There are but a few institutions in the country where service is a real watchword and where senior citizens are treated with empathy, kindness and care. Somehow or the other this applies to so many government offices. The personnel are just not civil, maybe that’s why they changed from ‘civil servant’ to ‘public servant’.

I will give two examples of how our public servants treat with older people. A journalist colleague, who contributed to our development in his way, not getting his monthly pension cheque, went to the office to query what was wrong. He met other people waiting there for some time, since there was no one at the counter. After an inordinate period of time an employee came out, collected some papers on a desk and retreated to the back office out of sight.

After about ten minutes another worker came out and said “All who seeing about cheques form a line on the right side” of the very small office. Everybody complied. All these old people, some mothers and fathers, stood quietly in a line. Still nobody came to the counter. Another painful wait of about half hour for these people.

Finally, another employee came out and told the crowd they were lined up on the wrong side, they should have been on the left side! The crowd of seniors obediently went to the other side and then she found out the names and distributed some cheques, then without any compunction told the rest to come back another day. No apologies. No reasons why their cheques were not there. No idea of how they got there or whether they had the money to return. Nothing.
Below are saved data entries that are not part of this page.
diff --git a/tvretrieval_amd/csrc/attention.hip b/tvretrieval_amd/csrc/attention.hip
--- a/tvretrieval_amd/csrc/attention.hip
+++ b/tvretrieval_amd/csrc/attention.hip
@@ -561,14 +561,17 @@
          (pre > lnw ? pre : lnw) + xmli_gemm_split_ws_bytes((int64_t)rows, hidden, dt);
 }
 
-extern "C" int xml_attention_block(const void* x, const float* key_mask, const void* wqkv, const float* bqkv,
-                                   const void* wo, const float* bo, const float* ln_g, const float* ln_b, void* y,
-                                   int64_t n, int seq_len, int hidden, int n_heads, int dt, void* ws, size_t ws_bytes,
-                                   xml_stream_t stream) {
-  XML_ENTER();
+static int attention_block_impl(const void* x, const float* key_mask, const void* wqkv, const float* bqkv,
+                                const void* wo, const float* bo, const float* ln_g, const float* ln_b, void* y,
+                                int64_t y_seq_stride, int64_t n, int seq_len, int hidden, int n_heads, int dt, void* ws,
+                                size_t ws_bytes, xml_stream_t stream) {
   if (!x || !key_mask || !wqkv || !bqkv || !wo || !bo || !ln_g || !ln_b || !y || !ws) return XML_ERR_BAD_ARG;
   if (n <= 0 || seq_len <= 0 || !xmli_model_dt_ok(dt)) return XML_ERR_BAD_ARG;
   if (seq_len > 128 || hidden % 8) return XML_ERR_UNSUPPORTED;
+  if (y_seq_stride < (int64_t)seq_len * hidden) return XML_ERR_BAD_ARG;
+  const int y_seq_len = y_seq_stride == (int64_t)seq_len * hidden ? 0 : seq_len;
+  if (y_seq_len && !xml_attention_block_to_ok(hidden, dt)) return XML_ERR_UNSUPPORTED;
+  if (y_seq_len && (y_seq_stride % 8 || y == x)) return XML_ERR_UNSUPPORTED;
   if (ws_bytes < xml_attention_block_workspace_bytes(n, seq_len, hidden, dt)) return XML_ERR_WORKSPACE;
   hipStream_t st = (hipStream_t)stream;
   const int64_t rows = n * seq_len;
@@ -585,11 +588,34 @@
                            3 * hidden, nullptr, key_mask, att, 0, n, seq_len, seq_len, hidden, n_heads, adt, st);
   if (rc) return rc;
   if (xmli_gemm_ln_eligible(rows, hidden, hidden, dt) && y != x &&
-      xmli_gemm_ln(att, wo, bo, x, ln_g, ln_b, y, rows, hidden, hidden, 0,  2, 1, dt, pre, st) == XML_OK)
+      xmli_gemm_ln(att, wo, bo, x, ln_g, ln_b, y, rows, hidden, hidden, 0,  2, 1, dt, pre, st, y_seq_stride,
+                   y_seq_len) == XML_OK)
     return XML_OK;
   rc = xmli_gemm(att, wo, bo, x, pre, rows, hidden, hidden, 0,  2, 1,  1, dt, st, sws);
   if (rc) return rc;
-  return xmli_gemm_ln_tail((const float*)pre, ln_g, ln_b, y, rows, hidden, dt, st);
+  return xmli_gemm_ln_tail((const float*)pre, ln_g, ln_b, y, rows, hidden, dt, st, y_seq_stride, y_seq_len);
+}
+
+extern "C" int xml_attention_block(const void* x, const float* key_mask, const void* wqkv, const float* bqkv,
+                                   const void* wo, const float* bo, const float* ln_g, const float* ln_b, void* y,
+                                   int64_t n, int seq_len, int hidden, int n_heads, int dt, void* ws, size_t ws_bytes,
+                                   xml_stream_t stream) {
+  XML_ENTER();
+  return attention_block_impl(x, key_mask, wqkv, bqkv, wo, bo, ln_g, ln_b, y, (int64_t)seq_len * hidden, n, seq_len, hidden,
+                              n_heads, dt, ws, ws_bytes, stream);
+}
+
+extern "C" int xml_attention_block_to_ok(int hidden, int dt) {
+  return (dt == XML_F32 || dt == XML_BF16) && hidden > 0 && hidden % 256 == 0 && hidden / 256 <= 3;
+}
+
+extern "C" int xml_attention_block_to(const void* x, const float* key_mask, const void* wqkv, const float* bqkv,
+                                      const void* wo, const float* bo, const float* ln_g, const float* ln_b, void* y,
+                                      int64_t y_seq_stride, int64_t n, int seq_len, int hidden, int n_heads, int dt, void* ws,
+                                      size_t ws_bytes, xml_stream_t stream) {
+  XML_ENTER();
+  return attention_block_impl(x, key_mask, wqkv, bqkv, wo, bo, ln_g, ln_b, y, y_seq_stride, n, seq_len, hidden, n_heads, dt,
+                              ws, ws_bytes, stream);
 }
 
 template <typename T, int DH>
diff --git a/tvretrieval_amd/csrc/gemm256p.hip b/tvretrieval_amd/csrc/gemm256p.hip
--- a/tvretrieval_amd/csrc/gemm256p.hip
+++ b/tvretrieval_amd/csrc/gemm256p.hip
@@ -16,6 +16,8 @@
   const float* ln_b;
   float ln_eps;
   int probe;
+  int64_t out_seq_stride;
+  int out_seq_len;
 };
 
 __device__ __forceinline__ void g256p_dma_pair(uint32_t v0, uint32_t v1, const char* sb, uint32_t lds_dst) {
@@ -82,9 +84,10 @@
 }
 __device__ __forceinline__ int g256p_swz(int row) { return (0x78 >> (((row >> 2) & 3) << 1)) & 3; }
 
-template <typename T, typename OutT, typename AddT, bool LNE = false, bool DIRECT = true>
+template <typename T, typename OutT, typename AddT, bool LNE = false, bool DIRECT = true, bool OSEQ = false>
 __global__ __launch_bounds__(512) void gemm256p_kernel(G256pArgs a) {
   static_assert(!LNE || DIRECT, "the LayerNorm epilogue works on the DIRECT accumulator layout");
+  static_assert(!OSEQ || LNE, "sequence-strided output rows: LayerNorm-epilogue kernels only");
   constexpr int ROWB = 64;
   constexpr int OPER_BYTES = 256 * ROWB;
   constexpr int SLOT_BYTES = 2 * OPER_BYTES;
@@ -292,6 +295,12 @@
       const int64_t m0 = mt * 256;
       const int n0 = nt * 256;
       const uint32_t m0_mod = a.add_mode == 1 ? (uint32_t)(m0 % a.seq_len) : 0u;
+      int64_t o_seq0 = 0;
+      uint32_t o_row0 = 0;
+      if constexpr (OSEQ) {
+        o_seq0 = m0 / a.out_seq_len;
+        o_row0 = (uint32_t)(m0 - o_seq0 * a.out_seq_len);
+      }
       const int lane_e = g256p_lane_now();
       const int fr_e = lane_e & 15, fg_e = lane_e >> 4;
       const int tid_e = wave * 64 + lane_e;
@@ -314,6 +323,15 @@
         for (int q = 0; q < NGRP; ++q) pk[q] = pack16<OutT>(v[q]);
         const bool odd = (fr_e & 1) != 0;
         const int64_t m_even = m0 + wm * 64 + m4 * 16 + (fr_e & ~1);
+        OutT* o_even = nullptr;
+        OutT* o_odd = nullptr;
+        if constexpr (OSEQ) {
+          const uint32_t sl = (uint32_t)a.out_seq_len;
+          const uint32_t u0 = o_row0 + (uint32_t)(wm * 64 + m4 * 16 + (fr_e & ~1)), u1 = u0 + 1;
+          const uint32_t d0 = u0 / sl, d1 = u1 / sl;
+          o_even = out + (o_seq0 + d0) * a.out_seq_stride + (int64_t)(u0 - d0 * sl) * N;
+          o_odd = out + (o_seq0 + d1) * a.out_seq_stride + (int64_t)(u1 - d1 * sl) * N;
+        }
 #pragma unroll
         for (int pq = 0; pq < NGRP / 2; ++pq) {
           const uint4 dn = dpp_u4<0x111>(pk[2 * pq + 1]);
@@ -325,11 +343,11 @@
           if (col + GC <= N) {
             if (!(a.probe & 8)) {
               typedef unsigned int g_u4 __attribute__((ext_vector_type(4)));
-              if (m_even < M && !(a.probe & 4)) __builtin_nontemporal_store(g_u4{d_even.x, d_even.y, d_even.z, d_even.w}, reinterpret_cast<g_u4*>(out + m_even * N + col));
-              if (m_even + 1 < M && !(a.probe & 4)) __builtin_nontemporal_store(g_u4{d_odd.x, d_odd.y, d_odd.z, d_odd.w}, reinterpret_cast<g_u4*>(out + (m_even + 1) * N + col));
+              if (m_even < M && !(a.probe & 4)) __builtin_nontemporal_store(g_u4{d_even.x, d_even.y, d_even.z, d_even.w}, reinterpret_cast<g_u4*>(OSEQ ? o_even + col : out + m_even * N + col));
+              if (m_even + 1 < M && !(a.probe & 4)) __builtin_nontemporal_store(g_u4{d_odd.x, d_odd.y, d_odd.z, d_odd.w}, reinterpret_cast<g_u4*>(OSEQ ? o_odd + col : out + (m_even + 1) * N + col));
             } else {
-              if (m_even < M && !(a.probe & 4)) st_global16(out + m_even * N + col, d_even);
-              if (m_even + 1 < M && !(a.probe & 4)) st_global16(out + (m_even + 1) * N + col, d_odd);
+              if (m_even < M && !(a.probe & 4)) st_global16(OSEQ ? o_even + col : out + m_even * N + col, d_even);
+              if (m_even + 1 < M && !(a.probe & 4)) st_global16(OSEQ ? o_odd + col : out + (m_even + 1) * N + col, d_odd);
             }
           }
         }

The second instance happened a few years ago to my wife and I. It was at the ID card office at the Tunapuna Administrative Complex where we had gone to get our ID cards. The elevator was not working, nothing new for government offices, so we walked up the stairs to the office.
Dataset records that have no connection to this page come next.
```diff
@@ -552,10 +575,17 @@
       [N##4] "v"(Hl[B + 4]), [N##5] "v"(Hl[B + 5]), [N##6] "v"(Hl[B + 6])
           uint4 pB0 = ld4(acur + 48), pB1 = ld4(acur + 64);
           __builtin_amdgcn_sched_barrier(0);
-          asm volatile(SWK_F16SKEW_F
-                       : SWK_SKEW_OUT(0, "=&v", "=&v"), [up] "+v"(upX), [b3] "+v"(bk[3])
-                       : SWK_SKEW_IN(pA0, pA1), [e1] "s"(e1), [dg] "v"(diag), [pw] "v"(pw),
-                         [x] "v"(Hl[15]), [y] "v"(Hl[23]), [z] "v"(Hl[31]));
+          if constexpr (NB == 8)
+            asm volatile(SWK_F16SKEW8_F
+                         : SWK_SKEW_OUT(0, "=&v", "=&v"), [up] "+v"(upX),
+                           [bf] "+v"(bk[(jj + 6) & 7]), [bm] "+v"(bk[(jj + 7) & 7])
+                         : SWK_SKEW_IN(pA0, pA1), [dg] "v"(diag), [pw] "v"(pw),
+                           [x] "v"(Hl[15]), [y] "v"(Hl[23]), [z] "v"(Hl[31]));
+          else
+            asm volatile(SWK_F16SKEW_F
+                         : SWK_SKEW_OUT(0, "=&v", "=&v"), [up] "+v"(upX), [b3] "+v"(bk[3 % NB])
+                         : SWK_SKEW_IN(pA0, pA1), [e1] "s"(e1), [dg] "v"(diag), [pw] "v"(pw),
+                           [x] "v"(Hl[15]), [y] "v"(Hl[23]), [z] "v"(Hl[31]));
           pA0 = ld4(acur + 80);
           pA1 = ld4(acur + 96);
           __builtin_amdgcn_sched_barrier(0);
@@ -569,11 +599,20 @@
           pA1 = ld4(acur + 32);
           pw = ld1(acur + 12);
           __builtin_amdgcn_sched_barrier(0);
-          asm volatile(SWK_F16SKEW_L
-                       : SWK_SKEW_OUT(R - 8, "+v", "+v"), [b0] "+v"(bk[0]), [b1] "+v"(bk[1]),
-                         [b2] "+v"(bk[2]), [b3] "+v"(bk[3])
-                       : SWK_SKEW_IN(pB0, pB1), [e1] "s"(e1), SWK_SKEW_FOLD(g, 0),
-                         SWK_SKEW_FOLD(k, 8), SWK_SKEW_FOLD(m, 16));
+          if constexpr (NB == 8)
+            asm volatile(SWK_F16SKEW8_L
+                         : SWK_SKEW_OUT(R - 8, "+v", "+v"), [b0] "+v"(bk[jj & 7]),
+                           [b1] "+v"(bk[(jj + 1) & 7]), [b2] "+v"(bk[(jj + 2) & 7]),
+                           [b3] "+v"(bk[(jj + 3) & 7]), [b4] "+v"(bk[(jj + 4) & 7]),
+                           [b5] "+v"(bk[(jj + 5) & 7]), [b6] "+v"(bk[(jj + 6) & 7])
+                         : SWK_SKEW_IN(pB0, pB1), SWK_SKEW_FOLD(g, 0), SWK_SKEW_FOLD(k, 8),
+                           SWK_SKEW_FOLD(m, 16));
+          else
+            asm volatile(SWK_F16SKEW_L
+                         : SWK_SKEW_OUT(R - 8, "+v", "+v"), [b0] "+v"(bk[0]), [b1] "+v"(bk[1 % NB]),
+                           [b2] "+v"(bk[2 % NB]), [b3] "+v"(bk[3 % NB])
+                         : SWK_SKEW_IN(pB0, pB1), [e1] "s"(e1), SWK_SKEW_FOLD(g, 0),
+                           SWK_SKEW_FOLD(k, 8), SWK_SKEW_FOLD(m, 16));
 #undef SWK_SKEW_FOLD
 #undef SWK_SKEW_OUT
 #undef SWK_SKEW_IN
@@ -691,11 +730,21 @@
         } else {
         if constexpr (SKEW) {
           const f16x2 e1 = as_f16x2(as_u16x2(a.f16_e1));
-          f16x2 bb = fmax2(fmax2(as_f16x2(bk[3]) + e1, as_f16x2(Hl[7])), as_f16x2(Hl[15]));
-          bb = fmax2(fmax2(bb, as_f16x2(Hl[23])), as_f16x2(Hl[31]));
-          f16x2 lo = fmax2((as_f16x2(bk[0]) + e1) + e1, as_f16x2(bk[1]));
-          lo = fmax2((lo + e1) + e1, as_f16x2(bk[2]));
-          bb = fmax2((lo + e1) + e1, bb);
+          f16x2 bb;
+          if constexpr (NB == 8) {
+            bb = as_f16x2(bk[7]);
+#pragma unroll
+            for (int i = 0; i < 6; ++i) bb = fmax2(bb + e1, as_f16x2(bk[i]));
+            f16x2 b6 = fmax2(fmax2(as_f16x2(bk[6]), as_f16x2(Hl[7])), as_f16x2(Hl[15]));
+            b6 = fmax2(fmax2(b6, as_f16x2(Hl[23])), as_f16x2(Hl[31]));
+            bb = fmax2(bb + e1, b6);
+          } else {
+            bb = fmax2(fmax2(as_f16x2(bk[3 % NB]) + e1, as_f16x2(Hl[7])), as_f16x2(Hl[15]));
+            bb = fmax2(fmax2(bb, as_f16x2(Hl[23])), as_f16x2(Hl[31]));
+            f16x2 lo = fmax2((as_f16x2(bk[0]) + e1) + e1, as_f16x2(bk[1 % NB]));
+            lo = fmax2((lo + e1) + e1, as_f16x2(bk[2 % NB]));
+            bb = fmax2((lo + e1) + e1, bb);
+          }
           const uint32_t cf = ct[__builtin_amdgcn_readfirstlane(cu * C + ncols + 8)];
           best = as_u16x2(bb - as_f16x2(__builtin_bit_cast(u16x2, cf)));
         }
diff --git a/smith-waterman-fpga-module_amd/csrc/swbank_launch.hip b/smith-waterman-fpga-module_amd/csrc/swbank_launch.hip
--- a/smith-waterman-fpga-module_amd/csrc/swbank_launch.hip
+++ b/smith-waterman-fpga-module_amd/csrc/swbank_launch.hip
@@ -360,7 +360,8 @@
                                        gat ? b->glens.p : lens, np,
                                        skew ? b->qpair_skew.p : b->qpair.p, b->nv16, b->S, b->O,
                                        b->E, b->pair_bytes, b->pad, Wl,
-                                       scores, b->pS1, b->pS2, ulen,
+                                       scores, b->pS1, b->pS2,
+                                       ustride || rbal ? ulen : max_len,
                                        ustride, b->bal_flag.p, b->bal_state.p, ++b->bal_gen, grid,
                                        gat ? nullptr : idx, gat ? nullptr : nidx,
                                        ident, b->bal_plan.p,
```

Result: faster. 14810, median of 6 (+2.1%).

It was void of customers, no one at the counter, but three employees having a conversation about 50 feet away. After a five-minute wait and no action, I asked whether we were invisible, because our presence at the counter seemed not to have made any difference. It was after my outburst the trio scattered and an employee came forward to see what we needed.
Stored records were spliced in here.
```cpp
template <int LOG_R, int EPT_REQ, bool SWZ = false, bool SHOUP = false>
__global__ void __launch_bounds__(EPT_REQ <= 4 ? 1024 : 512) ntt_pass_kernel(const NttPassParams P) {
    constexpr int R = 1 << LOG_R;
    constexpr int EPT = (R >= EPT_REQ) ? EPT_REQ : R;
    constexpr int KMAX = (EPT == 8) ? 3 : (EPT == 4) ? 2 : (EPT == 2 ? 1 : 1);
    constexpr int TWN = (R / 2 > 0) ? R / 2 : 1;
    extern __shared__ __attribute__((aligned(16))) uint32_t smem[];
    const uint32_t LOG_T = SWZ ? 3u : P.log_t;
    const uint32_t T = 1u << LOG_T;
    const uint32_t pitch = SWZ ? 8u : P.tile_pitch;
    const uint32_t plane = R * pitch;
    const uint32_t nthreads = (R * T) / EPT;
    const uint32_t u = threadIdx.x;
    LdsTile tile{smem, plane};
    uint32_t* tw_lds = smem + 9 * plane;

    const uint64_t ti = blockIdx.x;
    const uint64_t x0 = ti % P.n0, x12 = ti / P.n0, x1 = x12 % P.n1, x2 = x12 / P.n1;
    const uint64_t lbase = x0 * P.ls0 + x1 * P.ls1 + x2 * P.ls2;
    const uint64_t b0 = x0 * P.bs0 + x1 * P.bs1;
    const uint64_t q0 = x0 * P.qs0 + x1 * P.qs1 + x2 * P.qs2;

    if constexpr (!SHOUP) {
        for (uint32_t e = u; e < TWN; e += nthreads) {
            const F29 tw = load_f29(P.tw_small + ((uint64_t)e << (NTT_LOG_RMAX - LOG_R)));
#pragma unroll
            for (int l = 0; l < 9; l++) tw_lds[l * TWN + e] = tw.l[l];
// ... 10 lines not shown
        const uint64_t arr = q0 + (uint64_t)t * P.tq;
        const uint64_t cls = arr & (((uint64_t)1 << P.cls_log) - 1);
        if (P.in_len != 0) {
            const uint64_t pos = (uint64_t)a * P.pa + x0 * P.ps0 + x1 * P.ps1 + (uint64_t)t * P.pt;
            const Fr* src = P.in + (arr >> P.cls_log) * P.in_row_pitch;
            if (pos < P.in_len) {
                v = f29_from_sat(load_fr(src + pos));
            } else {
#pragma unroll
                for (int l = 0; l < 9; l++) v.l[l] = 0;
            }
            if (P.nfold > 1 && pos + P.fold_m < P.in_len) {
                const F29* fc = P.fold_c + NTT_MAX_FOLD * cls;
                for (uint32_t uu = 1; uu < P.nfold; uu++) {
                    const uint64_t j = pos + (uint64_t)uu * P.fold_m;
                    if (j < P.in_len) v = f29_add(v, f29_mul(f29_from_sat(load_fr(src + j)), load_f29(fc + uu), P.fp));
                    if (uu == 3) f29_norm(v);
                }
                f29_norm(v);
            }
        } else {
            v = f29_from_sat(load_fr(P.in + lbase + (uint64_t)a * P.l_astride + (uint64_t)t * P.l_tstride));
        }
        if (P.pro_rowtab != nullptr) {
            v = f29_mul(v, load_f29(P.pro_rowtab + cls * P.rowtab_qstride + a), P.fp);
        } else if (P.pro.enabled) {
            const uint64_t pos = (uint64_t)a * P.pa + x0 * P.ps0 + x1 * P.ps1 + (uint64_t)t * P.pt;
            const F29 s = two_level(P.pro, pos, arr, P.fp);
            v = f29_mul(v, s, P.fp);
        }
        const uint32_t row = brev(a, LOG_R);
        tile.put((row ^ sw_fold<SWZ>(row)) * pitch + t, v);
    }
    __syncthreads();

    {
        const uint32_t t = u & (T - 1), w = u >> LOG_T;
        constexpr int KREM = LOG_R % KMAX;
        constexpr int SFULL = LOG_R - KREM;
        if constexpr (R <= EPT) {
            ntt_step<LOG_R, LOG_R, EPT, true, SWZ, SHOUP>(tile, tw_lds, P.tw_shoup, 0, w, t, pitch, P.fp);
            __syncthreads();
        } else {
            if constexpr (SFULL > 0) {
#ifdef NTT_XLANE
                constexpr bool XL = SWZ && EPT == 4 && LOG_R >= 7;
#else
                constexpr bool XL = false;
#endif
                if constexpr (XL) {
#ifdef NTT_XLANE
                    ntt_steps0123_xlane<LOG_R, SWZ, SHOUP>(tile, tw_lds, P.tw_shoup, w, t, pitch, P.fp);
#endif
                } else {
                    ntt_step<LOG_R, KMAX, EPT, true, SWZ, SHOUP>(tile, tw_lds, P.tw_shoup, 0, w, t, pitch, P.fp);
                }
                __syncthreads();
#pragma unroll 1
                for (int s = XL ? 2 * KMAX : KMAX; s < SFULL; s += KMAX) {
                    ntt_step<LOG_R, KMAX, EPT, false, SWZ, SHOUP>(tile, tw_lds, P.tw_shoup, s, w, t, pitch, P.fp);
                    __syncthreads();
                }
            }
            if constexpr (KREM != 0) {
                ntt_step<LOG_R, KREM, EPT, SFULL == 0, SWZ, SHOUP>(tile, tw_lds, P.tw_shoup, SFULL, w, t, pitch, P.fp);
                __syncthreads();
            }
        }
    }

    uint64_t m0 = 0;
    if (P.is_last) {
        m0 = x0 * P.ms0;
        uint32_t total = 0;
        for (uint32_t d = 0; d < P.rev_ndig; d++) total += P.rev_w[d];
        uint32_t sh = P.rev_shift0, consumed = 0;
        for (uint32_t d = 0; d < P.rev_ndig; d++) {
            consumed += P.rev_w[d];
            const uint64_t dig = (x1 >> (total - consumed)) & (((uint64_t)1 << P.rev_w[d]) - 1);
            m0 |= dig << sh;
            sh += P.rev_w[d];
        }
    }
    const uint64_t sbase = x0 * P.ss0 + x1 * P.ss1 + x2 * P.ss2;
#pragma unroll
    for (int i = 0; i < EPT; i++) {
        const uint32_t e = u + i * nthreads;
        const uint32_t t = e & (T - 1), idx = e >> LOG_T;
// ... 90 lines not shown
```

That is how we treat our seniors in this country, as though they are unimportant but rather a bother as the young among us will never become old one day. But this does not apply to the pension office alone. There are hundreds of incidents every day. This type of service is endemic all over this seemingly loveless society.

It’s time we show some love and care to our senior citizens.

Deepest condolences to the family of Clive Pantin. He was my teacher at Fatima College many years ago.